Tiga dari empat layanan tetap tidak disebutkan namanya. Identitas mereka tampaknya diketahui oleh OpenAI dan perusahaan yang terpengaruh, tetapi tidak oleh pengguna mereka.
“Salah satu dari empat akun ini digunakan sebagai relai keluar dan jalur pementasan, dan akun lain digunakan untuk penyimpanan data. Dua akun yang tersisa diakses oleh model dalam mode hanya-baca, dan tidak digunakan untuk memajukan kompromi Hugging Face,” tulis OpenAI.
Tim forensik Hugging Face mencatat efek samping yang suram: Ketika mereka mencoba menganalisis log serangan 17.600 tindakan menggunakan model AI terkemuka Amerika, model-model tersebut menolak untuk terlibat. Seperti yang ditulis Hugging Face, perusahaan akhirnya menggunakan GLM 5.2, model dengan bobot terbuka dari startup AI Tiongkok Z.ai, untuk menyelesaikan investigasi forensik. Filter keamanan model-model Amerika tidak dapat membedakan antara pembela dan penyerang.
Pendekatan yang dinyatakan OpenAI—"memberi tahu pemilik layanan secara langsung"—berarti ketiga perusahaan tersebut menerima komunikasi pribadi tentang agen AI yang mengakses sistem mereka selama evaluasi OpenAI yang tidak mereka ikuti.

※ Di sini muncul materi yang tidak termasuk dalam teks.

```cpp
template <int F, int D, int K, int NP, int VAR = 0, class Ctx>
XT_HD void xt_r2_body(const XtKernelArgs& a, const XtGradArgs& ga, Ctx& cx)
{
    int lb, nb;
    const XtBucketDesc b = xt_bind_bucket(a, cx.block(), cx.nblocks(), lb, nb);
    typedef XtR2Geom<F> Gm;
    constexpr int NGB = Gm::NGB, TPW = Gm::TPW;
    constexpr int GMASK = xt_r2_gmask(F);
    const int lane = cx.lane();
    const int wib = cx.wave_in_block();
    const int nwb = cx.waves_per_block();
    const int L = b.L;
    const int KS = a.locerr_mode ? a.KS : 0;
    double* smem = cx.smem();
    char* lds = (char*)smem;

    const int ntab = xt_tab_doubles(2, 2);
    for (int i = cx.tid(); i < ntab; i += cx.nthreads()) smem[i] = xt_blob_ptr(a)[i];
    if (NP > 0)
        for (int i = cx.tid(); i < NP * XT_R2_TB; i += cx.nthreads()) xt_at<double>(lds, XT_R2_TAN0 + i * 8) = ga.dblob[i];
    const int NU = NP > 0 ? ga.NU : 0, NPT = NP + NU;
    for (int i = cx.tid(); i < NU * XT_R2_TB; i += cx.nthreads()) xt_at<double>(lds, XT_R2_TAN0 + (NP * XT_R2_TB + i) * 8) = ga.udblob[i];
    cx.sync();
    xt_f2_check_lds_base(lds);
    xt_f2_build_exp_table(cx, lds, XT_F2_EXPB_OFF, (const double*)(lds + XT_F2_T64_OFF));
    const bool gform = NP == 0 && K == 1 && a.well_scaled == 2 && a.locerr_mode == 0;
    if constexpr (NP == 0 && K == 1) {
        if (gform && cx.tid() < 10) {
            const int i = cx.tid();
            const double l2 = smem[0];
            if (i < 8)
                xt_at<double>(lds, XT_R2_LNT_OFF + i * 8) = log(smem[XT_BLOB_HDR + i]) - 0.5 * D * log(l2);
            else
                xt_at<double>(lds, XT_R2_GC_OFF + (i - 8) * 8) = i == 8 ? -0.5 / l2 : 2.0 * l2;
        }
    }
    cx.sync();
    const double* hdr = smem;

    const int ts = xt_r2_slot<F>(lane);
    const bool leader = (lane & GMASK) == 0;
    const int tlast = L - 1;
    const int stay_from = a.min_len > 2 ? a.min_len : 2;
    const int vfin = (b.isBL ? 2 : 0) + (tlast >= stay_from ? 1 : 0);
    double l2g[K];
    XT_UNROLL
    for (int k = 0; k < K; ++k) l2g[k] = hdr[k];
    const bool well_scaled = a.well_scaled != 0;
    const bool chain = NP == 0 && well_scaled;

    double* pos = (double*)(lds + xt_r2_pos0(NPT)) + wib * TPW * XT_F2_CHUNK * (D + KS);
    double* sig = pos + TPW * XT_F2_CHUNK * D;
    double* accp = (double*)(lds + xt_r2_acc0(NPT, D, KS, TPW)) + (wib * 8 + ts) * (NPT + 3);
    if (leader) {
        if (NP == 0) {
            accp[0] = 1.0;
            accp[1] = 0.0;
            accp[2] = 0.0;
        } else {
            for (int i = 0; i < NPT + 1; ++i) accp[i] = 0.0;
        }
    }

    const int64_t nbatch = (b.N + TPW - 1) / TPW;
    const int64_t W0 = (int64_t)lb * nwb + wib, NW = (int64_t)nb * nwb;
    for (int64_t batch = W0; batch < nbatch; batch += NW) {
        const int64_t trk = batch * TPW + ts;
        const bool act = trk < b.N;

        auto stage = [&](int p0) XT_INL {
            cx.wave_sync();
            for (int i = lane; i < TPW * XT_F2_CHUNK * D; i += 64) {
                const int t_ = i / (XT_F2_CHUNK * D), r = i - t_ * (XT_F2_CHUNK * D);
                const int64_t tk = batch * TPW + t_;
                const int64_t tkc = tk < b.N ? tk : b.N - 1;
                const int pp = p0 + r / D;
                if (pp < L) {
                    const double v = b.tracks[(tkc * L + p0) * D + r];
                    pos[i] = v;
                    if (v != v) xt_at<int>(lds, XT_F2_NAN_OFF + (wib * 8 + t_) * 4) = 1;
                }
            }
            if (KS)
                for (int i = lane; i < TPW * XT_F2_CHUNK * KS; i += 64) {
                    const int t_ = i / (XT_F2_CHUNK * KS), r = i - t_ * (XT_F2_CHUNK * KS);
                    const int64_t tk = batch * TPW + t_;
                    const int64_t tkc = tk < b.N ? tk : b.N - 1;
                    const int pp = p0 + r / KS;
                    if (pp < L) {
                        const double v = b.sigma[(tkc * L + p0) * KS + r];
                        sig[i] = v;
                        if (v != v) xt_at<int>(lds, XT_F2_NAN_OFF + (wib * 8 + t_) * 4) = 1;
                    }
                }
            cx.wave_sync();
        };
        auto getpos = [&](int t, double* c, double* l2) XT_INL {
            const int r = t & (XT_F2_CHUNK - 1);
            XT_UNROLL
            for (int d = 0; d < D; ++d) c[d] = pos[(ts * XT_F2_CHUNK + r) * D + d];
            if (KS == 0) {
                XT_UNROLL
                for (int k = 0; k < K; ++k) l2[k] = xt_at<double>(lds, k * 8);
            } else {
                XT_UNROLL
                for (int k = 0; k < K; ++k) {
                    double sg = sig[(ts * XT_F2_CHUNK + r) * KS + (KS == 1 ? 0 : k)];
                    if (a.locerr_mode == 2) {
                        sg = xt_fma(sg, hdr[3], hdr[4]);
                        sg = sg < 1e-6 ? 1e-6 : sg;
                    }
                    l2[k] = sg * sg;
                }
            }
        };

        XtR2Lane<D, K, NP> s;
#define XT_R2_PHASE(H, ZF_, LAZY_)                                                                     \
    if (NGB > (H) && t <= tend2 && ph == (H)) {                                                        \
        double c[D], l2[K];                                                                            \
        getpos(t, c, l2);                                                                              \
        xt_r2_step<F, D, K, NP, ((H) < NGB ? (H) : 0), ZF_, LAZY_, VAR>(cx, lds, s, XT_R2_TABSEL, c, l2);   \
        ++t;                                                                                           \
        ph = (H) + 1 == NGB ? 0 : (H) + 1;                                                             \
    }
#define XT_R2_PHASE_G(H)                                                                               \
    if (NGB > (H) && t <= tend2 && ph == (H)) {                                                        \
        double c[D], l2[K];                                                                            \
        getpos(t, c, l2);                                                                              \
        xt_r2_step_g<F, D, ((H) < NGB ? (H) : 0)>(cx, lds, s, XT_R2_TABSEL, c);                        \
        ++t;                                                                                           \
        ph = (H) + 1 == NGB ? 0 : (H) + 1;                                                             \
    }
#define XT_R2_PHASES(ZF_, LAZY_) \
    XT_R2_PHASE(0, ZF_, LAZY_)   \
    XT_R2_PHASE(1, ZF_, LAZY_)   \
    XT_R2_PHASE(2, ZF_, LAZY_)   \
    XT_R2_PHASE(3, ZF_, LAZY_)   \
    XT_R2_PHASE(4, ZF_, LAZY_)   \
    XT_R2_PHASE(5, ZF_, LAZY_)
#define XT_R2_TABSEL tab
        auto run_steps = [&](int& t, int tend, int tab) XT_INL {
            int ph = (t - 1) % NGB;
            const int tend2 = tend;
            if (!well_scaled) {
                while (t <= tend2) { XT_R2_PHASES(false, false) }
                return;
            }
            if constexpr (NP == 0 && K == 1) {
                if (gform) {
                    while (t <= tend2) {
                        XT_R2_PHASE_G(0)
                        XT_R2_PHASE_G(1)
                        XT_R2_PHASE_G(2)
                        XT_R2_PHASE_G(3)
                        XT_R2_PHASE_G(4)
                        XT_R2_PHASE_G(5)
                    }
                    return;
                }
            }
            while (t <= tend2) { XT_R2_PHASES(true, true) }
        };
#undef XT_R2_TABSEL
#define XT_R2_TABSEL (XT_R2_TAB0 + (t >= stay_from ? 32 : 0))
        auto run_steps_g = [&](int& t, int tend) XT_INL {
            int ph = (t - 1) % NGB;
            const int tend2 = tend;
            if (well_scaled) {
                while (t <= tend2) { XT_R2_PHASES(false, true) }
            } else {
                while (t <= tend2) { XT_R2_PHASES(false, false) }
            }
        };
#undef XT_R2_TABSEL
#undef XT_R2_PHASES
#undef XT_R2_PHASE_G
#undef XT_R2_PHASE

        XtAcc tot;
        tot.clear();
        double gacc[NP ? NP : 1];
        double uacc[XT_R2_MAXU];
        int fe = XT_EMIN;
        int t = 1;
        if (lane < 8) xt_at<int>(lds, XT_F2_NAN_OFF + (wib * 8 + lane) * 4) = 0;
        for (int p0 = 0; p0 < L; p0 += XT_F2_CHUNK) {
            stage(p0);
            if (p0 == 0) {
                constexpr int NBIT = xt_r2_gbit(F, NGB - 1);
                double c0[D], l20[K];
                getpos(0, c0, l20);
                const bool live0 = chain || (lane & (GMASK & ~(1 << NBIT))) == 0;
                const int s0 = (lane >> NBIT) & 1;
                s.z[0] = live0 ? hdr[8 + s0] : 0.0;
                s.e[0] = live0 ? 0 : XT_EMIN;
                s.z[1] = 0.0;
                s.e[1] = XT_EMIN;
                XT_UNROLL
                for (int q = 0; q < 2; ++q) {
                    XT_UNROLL
                    for (int d = 0; d < D; ++d) s.m[q][d] = c0[d];
                    XT_UNROLL
                    for (int k = 0; k < K; ++k) s.u[q][k] = l20[k];
                }
                XT_UNROLL
                for (int pp = 0; pp < NP; ++pp) {
                    const int tb = XT_R2_TAN0 + pp * XT_R2_TB * 8;
                    s.rz[pp][0] = live0 ? xt_at<double>(lds, tb + (8 + s0) * 8) : 0.0;
                    s.rz[pp][1] = 0.0;
                    XT_UNROLL
                    for (int q = 0; q < 2; ++q) {
                        XT_UNROLL
                        for (int d = 0; d < D; ++d) s.dm[pp][q][d] = 0.0;
                        XT_UNROLL
                        for (int k = 0; k < K; ++k) s.du[pp][q][k] = xt_at<double>(lds, tb + k * 8);
                    }
                }
                if constexpr (NP == 0) {
                    if (chain) {
                        const int T = L - 2 < NGB - 1 ? L - 2 : NGB - 1;
                        xt_r2_chain<F>(cx, lds, s, T, stay_from, getpos);
                        if (L - 2 >= F - 1) {
                            double c[D], l2[K];
                            getpos(F - 1, c, l2);
                            bool first_done = false;
                            if constexpr (K == 1) {
                                if (gform) {
                                    s.u[0][0] += l2[0];
                                    xt_r2_step_g<F, D, NGB - 1, true>(cx, lds, s, XT_R2_TAB0 + (F - 1 >= stay_from ? 32 : 0), c);
                                    first_done = true;
                                }
                            }
                            if (!first_done) xt_r2_step<F, D, K, NP, NGB - 1, true, true, VAR, true>(cx, lds, s, XT_R2_TAB0 + (F - 1 >= stay_from ? 32 : 0), c, l2);
                            t = F;
                        } else {
                            t = L - 1 > 1 ? L - 1 : 1;
                        }
                    }
                }
            }
            const int tend = (L - 2 < p0 + XT_F2_CHUNK - 1) ? L - 2 : p0 + XT_F2_CHUNK - 1;
            if (NP == 0) {
                run_steps(t, tend < stay_from - 1 ? tend : stay_from - 1, XT_R2_TAB0);
                run_steps(t, tend, XT_R2_TAB0 + 32);
            } else {
                run_steps_g(t, tend);
            }
            if (tlast < p0 || tlast >= p0 + XT_F2_CHUNK) continue;
            double cl[D], l2l[K];
            getpos(tlast, cl, l2l);
            if constexpr (NP == 0 && K == 1) {
                if (gform && L - 2 >= F - 1) l2l[0] = 0.0;
            }
            const int hp = (tlast - 2 + NGB) % NGB;
            const int pbit = (F == 7 || hp < 2) ? hp : hp + 1;
            const int prev = (lane >> pbit) & 1;
            double wm[4], rr[4][K], dq[2][D], dsqQ[2];
            int we[4];
            XT_UNROLL
            for (int Q = 0; Q < 2; ++Q) {
                dsqQ[Q] = 0.0;
                XT_UNROLL
                for (int d = 0; d < D; ++d) {
                    dq[Q][d] = cl[d] - s.m[Q][d];
                    dsqQ[Q] = xt_fma(dq[Q][d], dq[Q][d], dsqQ[Q]);
                }
                double x[2], gf[2];
                XT_UNROLL
                for (int q = 0; q < 2; ++q) {
                    const double d2 = xt_at<double>(lds, XT_R2_TAB0 + 4 * 32 + (prev * 2 + q) * 8);
                    if (K == 1) {
                        const double r = xt_rcp(d2 + s.u[Q][0] + l2l[0]);
                        rr[Q * 2 + q][0] = r;
                        x[q] = -0.5 * dsqQ[Q] * r;
                        gf[q] = xt_pow_half<D>(r);
                    } else {
                        double xx = 0.0, gg = 1.0;
                        XT_UNROLL
                        for (int d = 0; d < D; ++d) {
                            const double r = xt_rcp(d2 + s.u[Q][d] + l2l[d]);
                            rr[Q * 2 + q][d] = r;
                            xx = xt_fma(-0.5 * dq[Q][d] * dq[Q][d], r, xx);
                            gg *= r;
                        }
                        x[q] = xx;
                        gf[q] = sqrt(gg);
                    }
                }
                double p[2];
                int j[2], n[2];
                xt_exp_tab_x2(x[0], x[1], p[0], p[1], j[0], j[1], n[0], n[1]);
                XT_UNROLL
                for (int q = 0; q < 2; ++q) {
                    const double tf = xt_at<double>(lds, XT_R2_TAB0 + vfin * 32 + (prev * 2 + q) * 8);
                    wm[Q * 2 + q] = s.z[Q] * tf * gf[q] * xt_at<double>(lds, XT_F2_EXPB_OFF + j[q] * 8) * p[q];
                    we[Q * 2 + q] = s.e[Q] + n[q];
                    tot.add(wm[Q * 2 + q], we[Q * 2 + q]);
                }
            }
            fe = xt_r2_gmax<F>(cx, tot.m != 0.0 ? tot.e : XT_EMIN);
            if (NP > 0) {
                double ws[4];
                XT_UNROLL
                for (int i = 0; i < 4; ++i) ws[i] = wm[i] != 0.0 ? xt_ldexp(wm[i], we[i] - fe) : 0.0;
                XT_UNROLL
                for (int pp = 0; pp < NP; ++pp) {
                    const int tb = XT_R2_TAN0 + pp * XT_R2_TB * 8;
                    double dl[K];
                    XT_UNROLL
                    for (int k = 0; k < K; ++k) dl[k] = xt_at<double>(lds, tb + k * 8);
                    double acc = 0.0;
                    XT_UNROLL
                    for (int Q = 0; Q < 2; ++Q) {
                        XT_UNROLL
                        for (int q = 0; q < 2; ++q) {
                            const double dlT = xt_at<double>(lds, tb + XT_R2_TAB0 + vfin * 32 + (prev * 2 + q) * 8);
                            const double dd2 = xt_at<double>(lds, tb + XT_R2_TAB0 + 4 * 32 + (prev * 2 + q) * 8);
                            double rel = s.rz[pp][Q] + dlT;
                            if (K == 1) {
                                const double r = rr[Q * 2 + q][0];
                                const double dden = dd2 + s.du[pp][Q][0] + dl[0];
                                double ddsq = 0.0;
                                XT_UNROLL
                                for (int d = 0; d < D; ++d) ddsq = xt_fma(-2.0 * dq[Q][d], s.dm[pp][Q][d], ddsq);
                                rel -= 0.5 * r * (D * dden + ddsq - dsqQ[Q] * r * dden);
                            } else {
                                XT_UNROLL
                                for (int d = 0; d < D; ++d) {
                                    const double r = rr[Q * 2 + q][d];
                                    const double dden = dd2 + s.du[pp][Q][d] + dl[d];
                                    rel -= 0.5 * r * (dden - 2.0 * dq[Q][d] * s.dm[pp][Q][d] - dq[Q][d] * dq[Q][d] * r * dden);
                                }
                            }
                            acc = xt_fma(ws[Q * 2 + q], ws[Q * 2 + q] != 0.0 ? rel : 0.0, acc);
                        }
                    }
                    gacc[pp] = acc;
                }
                XT_UNROLL
                for (int u = 0; u < XT_R2_MAXU; ++u) {
                    double acc = 0.0;
                    if (u < NU) {
                        const int tb = XT_R2_TAN0 + (NP + u) * XT_R2_TB * 8;
                        XT_UNROLL
                        for (int i = 0; i < 4; ++i) acc = xt_fma(ws[i], xt_at<double>(lds, tb + XT_R2_TAB0 + vfin * 32 + (prev * 2 + (i & 1)) * 8), acc);
                    }
                    uacc[u] = acc;
                }
            }
        }
        double sum = xt_r2_gsum<F>(cx, tot.m != 0.0 ? xt_ldexp(tot.m, tot.e - fe) : 0.0);
        const bool poisoned = xt_at<int>(lds, XT_F2_NAN_OFF + (wib * 8 + ts) * 4) != 0;
        if (poisoned) sum = NAN;
        if (NP == 0) {
            if (act && leader) {
                if (b.ll_out) b.ll_out[trk] = log(sum) + (double)fe * XT_LN2 + b.ll_const;
                const double pm = accp[0] * xt_frexp_mant(sum);
                double acce = accp[1] + (double)(fe + xt_frexp_exp(sum) + xt_frexp_exp(pm));
                if (sum == 0.0) acce = -INFINITY;
                accp[0] = xt_frexp_mant(pm);
                accp[1] = acce;
                accp[2] += 1.0;
            }
        } else {
            const double rs = 1.0 / sum;
            double gsum[NP ? NP : 1];
            XT_UNROLL
            for (int pp = 0; pp < NP; ++pp) gsum[pp] = xt_r2_gsum<F>(cx, gacc[pp]);
            double usum[XT_R2_MAXU];
            XT_UNROLL
            for (int u = 0; u < XT_R2_MAXU; ++u) usum[u] = u < NU ? xt_r2_gsum<F>(cx, uacc[u]) : 0.0;
            if (act && leader) {
                const double ll = log(sum) + (double)fe * XT_LN2 + b.ll_const;
                if (b.ll_out) b.ll_out[trk] = ll;
                accp[0] += ll;
                XT_UNROLL
                for (int pp = 0; pp < NP; ++pp) accp[1 + pp] += gsum[pp] * rs;
                const int nsteps = L - 2 > 0 ? L - 2 : 0;
                const int n1 = nsteps >= stay_from ? nsteps - stay_from + 1 : 0, n0 = nsteps - n1;
                XT_UNROLL
                for (int u = 0; u < XT_R2_MAXU; ++u)
                    if (u < NU) {
                        const int tb = XT_R2_TAN0 + (NP + u) * XT_R2_TB * 8;
                        const double rzu = xt_at<double>(lds, tb + 8 * 8) + n0 * xt_at<double>(lds, tb + XT_R2_TAB0) + n1 * xt_at<double>(lds, tb + XT_R2_TAB0 + 32);
                        accp[1 + NP + u] += usum[u] * rs + rzu;
                    }
            }
        }
        cx.wave_sync();
    }

    cx.sync();
    if (NP == 0) {
        if (leader) smem[wib * TPW + ts] = accp[2] > 0.0 ? log(accp[0]) + accp[1] * XT_LN2 + accp[2] * b.ll_const : 0.0;
        cx.sync();
        if (cx.tid() == 0) {
            double sacc = 0.0;
            for (int i = 0; i < nwb * TPW; ++i) sacc += smem[i];
            a.partials[cx.block()] = sacc;
        }
    } else {
        const double* acc0 = (const double*)(lds + xt_r2_acc0(NPT, D, KS, TPW));
        for (int col = cx.tid(); col < NPT + 1; col += cx.nthreads()) {
            double sacc = 0.0;
            for (int w = 0; w < nwb; ++w)
                for (int i = 0; i < TPW; ++i) sacc += acc0[(w * 8 + i) * (NPT + 3) + col];
            ga.gpartials[(int64_t)cx.block() * (NPT + 1) + col] = sacc;
        }
    }
}
```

Tidak ada persyaratan hukum yang memaksa OpenAI untuk secara publik menyebutkan platform yang dijangkau agennya, dan tidak ada jadwal wajib bagi perusahaan yang terpengaruh untuk mengeluarkan pernyataan publik mereka sendiri. Juga tidak ada mekanisme yang mewajibkan perusahaan-perusahaan tersebut untuk memberi tahu pengguna akhir mereka.